And Just to let you know that there is six years between me and my brother I am older. And we have an amazing relationship. When he was born I was old enough to really enjoy it, he was like my baby. Now hes 24 and I am still way protective of him. But when I have a problem I talk to him. He is actually one of the people who i have talked about ttc. He just says it will happen when it happens.

So it shows you no matter how many years are between kids they grow up with an amazing bond if you raise them too.

I am feeling better this morning. I think i was a little ticked last night because my SIL made everyone in the family think that she got of BC and just bam she was preggo. But My BIL slipped to my husband his brother that they had been trying for the longest time and it was really hard to get there because she never wanted to BD.

So when she said that last night I wanted to say to her, that she should know how I feel since she was there too, but I am not suppose to know that info, so I couldn't.

She tends to make things competive between us. I just have to let it go. : )

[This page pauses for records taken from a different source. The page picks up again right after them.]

@@ -80,7 +125,7 @@
     const int cnt = __builtin_amdgcn_readfirstlane(min(64, range.y - g0));
     int staged_mask = 0;
     if (lane < cnt) {
-      const int idx = a.o2p[g0 + lane];
+      const int idx = (SORT && lds_idx) ? s_aux[g0 - range.x + lane] : a.o2p[g0 + lane];
       const float* p = a.points + int64_t(idx) * 7;
       const float mx = p[0], my = p[1], ax = p[2], ay = p[3], sx = p[4], sy = p[5], al = p[6];
       const float isx = gs_rcp_fast(sx), isy = gs_rcp_fast(sy);
@@ -226,29 +271,52 @@
   }
 }
 
+constexpr int fwd_min_waves(int nb, int fp, int mode) {
+  if (nb != 4) return 1;
+  if (mode == 2) return fp <= 3 ? 6 : fp <= 5 ? 5 : fp <= 8 ? 4 : 1;
+  return fp <= 3 ? 8 : fp <= 5 ? 7 : fp <= 8 ? 5 : 2;
+}
+
 template <int NB, int FP, int MODE>
-__global__ __launch_bounds__(64) void raster_fwd_kernel(const FwdArgs a) {
+__global__ __launch_bounds__(64) __attribute__((amdgpu_waves_per_eu(fwd_min_waves(NB, FP, MODE))))
+void raster_fwd_kernel(const FwdArgs a) {
   __shared__ float4 s_geo[64][(MODE == 2 ? 3 : 2) + (FP + 3) / 4];
   __shared__ float s_vis[(MODE == 1 || MODE == 2) ? 64 : 1];
   __shared__ int s_idx[(MODE == 1 || MODE == 2) ? 64 : 1];
+  constexpr bool SORT = NB == 4;
+  __shared__ int s_aux[SORT ? SORT_MAX : 1];
+  static_assert(SORT_MAX * 8 <= int(sizeof(s_geo)) && SORT_MAX >= SORT_BINS + 1, "the sort's arena and bin table");
   const int per_tile = a.sub_x * a.sub_y;
   constexpr int RW = NB == 1 ? 8 : 16, RH = NB == 4 ? 16 : 8;
   int tile, quad;
   if (a.tile_order) {
     const int b = blockIdx.x;
     const int heavy = (NB > 1 && a.heavy) ? min(*a.heavy, a.heavy_cap) : 0;
-    if (NB > 1 && b < 4 * heavy) {
+    bool split = NB > 1 && b < 4 * heavy;
+    if (split) {
       tile = a.tile_order[b >> 2];
+      if (SORT && a.pairs != nullptr) {
+        const int2 r = a.ranges[tile];
+        if (r.y - r.x > SORT_MAX) {
+          if ((b & 3) != 0) return;
+          split = false;
+          quad = 0;
+        }
+      }
+    } else {
+      const int c = b - 4 * heavy, rank = heavy + c / per_tile;
+      if (rank >= a.num_tiles) return;
+      tile = a.tile_order[rank];
+      quad = c % per_tile;
+    }
+    if (split) {
       int x0, y0, yout0;
       tile_origin(a, tile, x0, y0, yout0);
       x0 += (b & 1) * 8; y0 += ((b >> 1) & 1) * 8; yout0 += ((b >> 1) & 1) * 8;
-      if (x0 < a.W && y0 < a.H) raster_fwd_body<1, FP, MODE>(a, tile, x0, y0, yout0, s_geo, s_vis, s_idx);
+      if (x0 < a.W && y0 < a.H)
+        raster_fwd_body<1, FP, MODE, SORT>(a, tile, x0, y0, yout0, s_geo, s_vis, s_idx, s_aux, (b & 3) == 0);
       return;
     }
-    const int c = b - 4 * heavy, rank = heavy + c / per_tile;
-    if (rank >= a.num_tiles) return;
-    tile = a.tile_order[rank];
-    quad = c % per_tile;
   } else {
     const int item = gs_xcd_remap(blockIdx.x, a.num_items);
     if (item < 0) return;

On a high point my neice is adorable. She just turned one and she never stops. Like the energizer bunny she runs all over the place, and it made me so happy to see her in love with all of our Xmas decor. I go all out for Xmas, I do garland down my staircases with light. I also have a huge tree and we decorate gingerbread homes and everything.

I think this month is a good month to not dwell on ttc because I am so involved with baking and all sorts of parties. I just have to stop looking up different things on the internet, and let it go.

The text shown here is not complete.